(Saved data entries)
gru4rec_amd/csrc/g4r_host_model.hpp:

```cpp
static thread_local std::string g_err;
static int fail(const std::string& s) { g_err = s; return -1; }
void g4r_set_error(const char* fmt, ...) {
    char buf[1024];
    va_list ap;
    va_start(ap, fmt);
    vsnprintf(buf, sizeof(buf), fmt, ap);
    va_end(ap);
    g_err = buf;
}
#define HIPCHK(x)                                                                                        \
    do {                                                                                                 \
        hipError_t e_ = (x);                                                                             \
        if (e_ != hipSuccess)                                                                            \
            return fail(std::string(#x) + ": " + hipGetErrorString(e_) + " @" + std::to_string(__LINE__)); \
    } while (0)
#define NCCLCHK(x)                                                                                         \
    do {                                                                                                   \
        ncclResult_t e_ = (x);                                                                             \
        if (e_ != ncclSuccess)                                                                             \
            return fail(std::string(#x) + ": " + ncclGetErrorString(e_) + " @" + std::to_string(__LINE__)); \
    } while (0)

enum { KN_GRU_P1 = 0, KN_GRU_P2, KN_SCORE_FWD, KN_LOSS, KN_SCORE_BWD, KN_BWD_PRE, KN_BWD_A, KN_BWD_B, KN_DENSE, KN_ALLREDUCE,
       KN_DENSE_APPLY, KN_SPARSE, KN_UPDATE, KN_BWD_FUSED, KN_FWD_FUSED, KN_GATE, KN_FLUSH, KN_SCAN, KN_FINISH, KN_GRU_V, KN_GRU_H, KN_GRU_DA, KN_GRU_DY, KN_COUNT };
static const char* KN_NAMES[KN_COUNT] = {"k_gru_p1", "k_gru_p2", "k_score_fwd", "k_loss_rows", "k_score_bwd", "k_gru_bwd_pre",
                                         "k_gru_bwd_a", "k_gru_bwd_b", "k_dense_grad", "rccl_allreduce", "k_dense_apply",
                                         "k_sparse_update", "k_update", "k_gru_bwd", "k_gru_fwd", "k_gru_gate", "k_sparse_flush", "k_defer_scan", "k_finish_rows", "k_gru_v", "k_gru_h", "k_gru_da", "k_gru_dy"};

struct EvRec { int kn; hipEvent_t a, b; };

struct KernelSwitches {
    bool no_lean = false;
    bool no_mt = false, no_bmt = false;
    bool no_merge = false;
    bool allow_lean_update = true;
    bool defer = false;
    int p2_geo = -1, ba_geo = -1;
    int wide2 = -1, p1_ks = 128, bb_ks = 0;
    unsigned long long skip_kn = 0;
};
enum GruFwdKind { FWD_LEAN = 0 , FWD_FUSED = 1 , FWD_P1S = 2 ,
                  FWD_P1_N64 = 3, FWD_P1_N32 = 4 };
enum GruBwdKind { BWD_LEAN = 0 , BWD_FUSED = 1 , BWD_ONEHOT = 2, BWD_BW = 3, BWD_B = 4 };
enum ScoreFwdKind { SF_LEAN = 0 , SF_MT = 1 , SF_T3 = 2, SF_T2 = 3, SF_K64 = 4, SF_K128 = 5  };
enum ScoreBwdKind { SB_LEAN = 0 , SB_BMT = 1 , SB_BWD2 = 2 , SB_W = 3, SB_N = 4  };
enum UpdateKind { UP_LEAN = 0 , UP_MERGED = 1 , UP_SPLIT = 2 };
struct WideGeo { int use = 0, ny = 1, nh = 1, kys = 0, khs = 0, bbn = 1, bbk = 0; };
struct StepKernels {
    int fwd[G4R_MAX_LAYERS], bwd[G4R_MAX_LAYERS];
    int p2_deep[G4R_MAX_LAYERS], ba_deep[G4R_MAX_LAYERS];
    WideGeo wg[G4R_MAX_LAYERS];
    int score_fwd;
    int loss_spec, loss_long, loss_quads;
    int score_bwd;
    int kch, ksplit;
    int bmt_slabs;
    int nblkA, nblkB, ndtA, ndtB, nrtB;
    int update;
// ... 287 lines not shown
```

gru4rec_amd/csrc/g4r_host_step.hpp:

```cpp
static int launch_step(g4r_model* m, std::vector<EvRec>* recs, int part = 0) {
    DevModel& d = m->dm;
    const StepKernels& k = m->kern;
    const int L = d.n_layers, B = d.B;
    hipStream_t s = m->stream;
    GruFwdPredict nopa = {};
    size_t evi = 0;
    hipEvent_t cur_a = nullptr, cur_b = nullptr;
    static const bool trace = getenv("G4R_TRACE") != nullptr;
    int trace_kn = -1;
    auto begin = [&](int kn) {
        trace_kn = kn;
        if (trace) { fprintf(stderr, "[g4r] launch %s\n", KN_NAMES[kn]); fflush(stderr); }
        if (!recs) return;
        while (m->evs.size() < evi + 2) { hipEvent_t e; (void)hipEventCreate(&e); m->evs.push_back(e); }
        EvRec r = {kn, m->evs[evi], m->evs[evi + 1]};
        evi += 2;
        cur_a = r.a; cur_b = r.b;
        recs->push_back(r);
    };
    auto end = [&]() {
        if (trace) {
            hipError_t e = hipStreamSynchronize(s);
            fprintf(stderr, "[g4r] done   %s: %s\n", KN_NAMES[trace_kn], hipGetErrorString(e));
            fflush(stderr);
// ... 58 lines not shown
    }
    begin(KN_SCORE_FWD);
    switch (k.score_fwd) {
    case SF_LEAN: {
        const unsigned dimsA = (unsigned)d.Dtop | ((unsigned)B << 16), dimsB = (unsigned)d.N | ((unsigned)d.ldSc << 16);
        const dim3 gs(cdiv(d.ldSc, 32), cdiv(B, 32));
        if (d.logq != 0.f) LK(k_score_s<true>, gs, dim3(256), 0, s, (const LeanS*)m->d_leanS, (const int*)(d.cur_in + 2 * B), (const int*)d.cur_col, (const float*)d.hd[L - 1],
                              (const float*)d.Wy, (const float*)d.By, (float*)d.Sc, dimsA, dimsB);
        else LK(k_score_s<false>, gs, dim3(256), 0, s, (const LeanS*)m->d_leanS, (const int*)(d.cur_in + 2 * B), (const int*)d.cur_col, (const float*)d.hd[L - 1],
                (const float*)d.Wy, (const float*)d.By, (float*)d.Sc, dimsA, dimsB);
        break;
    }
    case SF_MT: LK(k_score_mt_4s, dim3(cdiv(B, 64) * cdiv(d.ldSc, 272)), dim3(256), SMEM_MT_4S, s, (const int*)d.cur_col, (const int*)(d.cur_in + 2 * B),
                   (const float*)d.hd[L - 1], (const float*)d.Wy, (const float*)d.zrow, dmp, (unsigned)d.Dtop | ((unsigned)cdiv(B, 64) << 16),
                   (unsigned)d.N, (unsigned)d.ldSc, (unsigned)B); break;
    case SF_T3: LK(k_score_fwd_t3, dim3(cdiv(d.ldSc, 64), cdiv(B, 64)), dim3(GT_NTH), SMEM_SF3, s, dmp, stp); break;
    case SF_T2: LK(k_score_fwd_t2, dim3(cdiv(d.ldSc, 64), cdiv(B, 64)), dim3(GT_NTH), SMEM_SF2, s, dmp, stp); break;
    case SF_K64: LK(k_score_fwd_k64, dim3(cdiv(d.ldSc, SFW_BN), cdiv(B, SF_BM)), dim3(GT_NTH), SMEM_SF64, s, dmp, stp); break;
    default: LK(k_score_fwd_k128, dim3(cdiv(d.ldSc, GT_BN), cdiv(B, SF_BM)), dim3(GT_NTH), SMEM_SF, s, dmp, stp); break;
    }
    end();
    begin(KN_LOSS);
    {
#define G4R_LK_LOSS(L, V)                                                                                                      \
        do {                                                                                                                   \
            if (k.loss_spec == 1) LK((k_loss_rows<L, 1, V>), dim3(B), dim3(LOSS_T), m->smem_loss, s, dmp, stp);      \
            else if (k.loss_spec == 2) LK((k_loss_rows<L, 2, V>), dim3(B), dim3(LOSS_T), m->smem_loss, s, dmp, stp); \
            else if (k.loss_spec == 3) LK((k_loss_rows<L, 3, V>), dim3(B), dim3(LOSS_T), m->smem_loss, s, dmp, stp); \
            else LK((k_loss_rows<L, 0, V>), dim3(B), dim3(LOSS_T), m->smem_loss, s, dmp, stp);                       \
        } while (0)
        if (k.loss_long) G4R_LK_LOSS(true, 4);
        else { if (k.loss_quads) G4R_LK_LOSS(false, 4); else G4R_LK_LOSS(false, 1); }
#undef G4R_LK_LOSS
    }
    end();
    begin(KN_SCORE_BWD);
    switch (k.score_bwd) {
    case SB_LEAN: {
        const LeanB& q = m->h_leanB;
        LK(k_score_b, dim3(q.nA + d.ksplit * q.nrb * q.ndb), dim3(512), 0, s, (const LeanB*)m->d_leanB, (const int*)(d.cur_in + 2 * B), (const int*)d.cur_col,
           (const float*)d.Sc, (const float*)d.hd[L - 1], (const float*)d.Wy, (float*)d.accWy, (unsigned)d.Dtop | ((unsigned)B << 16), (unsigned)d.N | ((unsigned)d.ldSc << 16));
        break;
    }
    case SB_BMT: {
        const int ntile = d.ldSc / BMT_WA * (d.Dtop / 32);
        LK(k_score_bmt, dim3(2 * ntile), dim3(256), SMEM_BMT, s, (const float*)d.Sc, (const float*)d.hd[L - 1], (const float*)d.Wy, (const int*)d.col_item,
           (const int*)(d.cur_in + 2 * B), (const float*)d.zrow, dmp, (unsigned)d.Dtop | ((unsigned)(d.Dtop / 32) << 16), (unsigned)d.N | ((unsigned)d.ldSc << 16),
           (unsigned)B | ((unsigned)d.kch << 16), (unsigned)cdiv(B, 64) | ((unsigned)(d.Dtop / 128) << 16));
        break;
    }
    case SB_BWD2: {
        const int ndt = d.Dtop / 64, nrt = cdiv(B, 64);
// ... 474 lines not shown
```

Your objective
Return every line above where "cdiv" appears.

Answer area
        const dim3 gs(cdiv(d.ldSc, 32), cdiv(B, 32));
    case SF_MT: LK(k_score_mt_4s, dim3(cdiv(B, 64) * cdiv(d.ldSc, 272)), dim3(256), SMEM_MT_4S, s, (const int*)d.cur_col, (const int*)(d.cur_in + 2 * B),
                   (const float*)d.hd[L - 1], (const float*)d.Wy, (const float*)d.zrow, dmp, (unsigned)d.Dtop | ((unsigned)cdiv(B, 64) << 16),
    case SF_T3: LK(k_score_fwd_t3, dim3(cdiv(d.ldSc, 64), cdiv(B, 64)), dim3(GT_NTH), SMEM_SF3, s, dmp, stp); break;
    case SF_T2: LK(k_score_fwd_t2, dim3(cdiv(d.ldSc, 64), cdiv(B, 64)), dim3(GT_NTH), SMEM_SF2, s, dmp, stp); break;
    case SF_K64: LK(k_score_fwd_k64, dim3(cdiv(d.ldSc, SFW_BN), cdiv(B, SF_BM)), dim3(GT_NTH), SMEM_SF64, s, dmp, stp); break;
    default: LK(k_score_fwd_k128, dim3(cdiv(d.ldSc, GT_BN), cdiv(B, SF_BM)), dim3(GT_NTH), SMEM_SF, s, dmp, stp); break;
           (unsigned)B | ((unsigned)d.kch << 16), (unsigned)cdiv(B, 64) | ((unsigned)(d.Dtop / 128) << 16));
        const int ndt = d.Dtop / 64, nrt = cdiv(B, 64);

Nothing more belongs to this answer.